EXERCISE DETAILS
Lines with the word "piece" in them are the ones to copy from the records.

PROVIDED INFORMATION
* * * * *
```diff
@@ -2101,18 +2160,23 @@
             const bool l60 = lane < 60;
             if (__builtin_expect(off32, 1)) {
                 uint32_t bo[7];
+                const uint32_t l6x4 = l6 << 2;
 #pragma unroll
                 for (uint32_t it7 = 0; it7 < 7u; it7++)
-                    bo[it7] = (uint32_t)__shfl((int)d_lo, (int)(l6 + 10u * it7), 64);
-                int32_t *const ob = a.pcm + pc * 4u;
+                    bo[it7] = (uint32_t)__builtin_amdgcn_ds_bpermute((int)(l6x4 + 40u * it7), (int)d_lo);
+                char *const ob = reinterpret_cast<char *>(a.pcm + pc * 4u);
+                uint32_t four = 4u;
+                asm("" : "+s"(four));
+                auto at = [&](uint32_t k) { return reinterpret_cast<int32_t *>(ob + (uint64_t)bo[k] * four); };
                 if (l60) {
-                    const uint32_t ti = pc * (4u * PS) + l6;
+                    typedef const int32_t __attribute__((address_space(3))) *lds_i32p;
+                    uint32_t ta = (uint32_t)(uintptr_t)(T0 + pc * (4u * PS) + l6);
                     auto piece = [&](uint32_t k, int32_t(&q)[4]) {
-                        uint32_t tk = ti;
-                        asm volatile("" : "+v"(tk));
+                        asm volatile("" : "+v"(ta));
+                        const lds_i32p Tk = (lds_i32p)ta;
 #pragma unroll
                         for (uint32_t j = 0; j < 4u; j++)
-                            q[j] = T0[tk + 10u * k + j * PS];
+                            q[j] = Tk[10u * k + j * PS];
                     };
                     int32_t v[4][4];
 #pragma unroll
@@ -2120,7 +2184,7 @@
                         piece(k, v[k]);
 #pragma unroll
                     for (uint32_t k = 0; k < 4u; k++)
-                        DVDA_STORE_V4_COOP(ob + bo[k], v[k][0], v[k][1], v[k][2], v[k][3]);
+                        DVDA_STORE_V4_COOP(at(k), v[k][0], v[k][1], v[k][2], v[k][3]);
                     const bool last = lane < 24;
 #pragma unroll
                     for (uint32_t k = 0; k < 2u; k++)
@@ -2129,9 +2193,9 @@
                         piece(6u, v[2]);
 #pragma unroll
                     for (uint32_t k = 0; k < 2u; k++)
-                        DVDA_STORE_V4_COOP(ob + bo[4u + k], v[k][0], v[k][1], v[k][2], v[k][3]);
+                        DVDA_STORE_V4_COOP(at(4u + k), v[k][0], v[k][1], v[k][2], v[k][3]);
                     if (last)
-                        DVDA_STORE_V4_COOP(ob + bo[6], v[2][0], v[2][1], v[2][2], v[2][3]);
+                        DVDA_STORE_V4_COOP(at(6u), v[2][0], v[2][1], v[2][2], v[2][3]);
                 }
             } else {
 #pragma unroll
```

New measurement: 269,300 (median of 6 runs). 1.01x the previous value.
* * * * *
OUTPUT FOR THIS EXERCISE
                     auto piece = [&](uint32_t k, int32_t(&q)[4]) {
                         piece(k, v[k]);
                         piece(6u, v[2]);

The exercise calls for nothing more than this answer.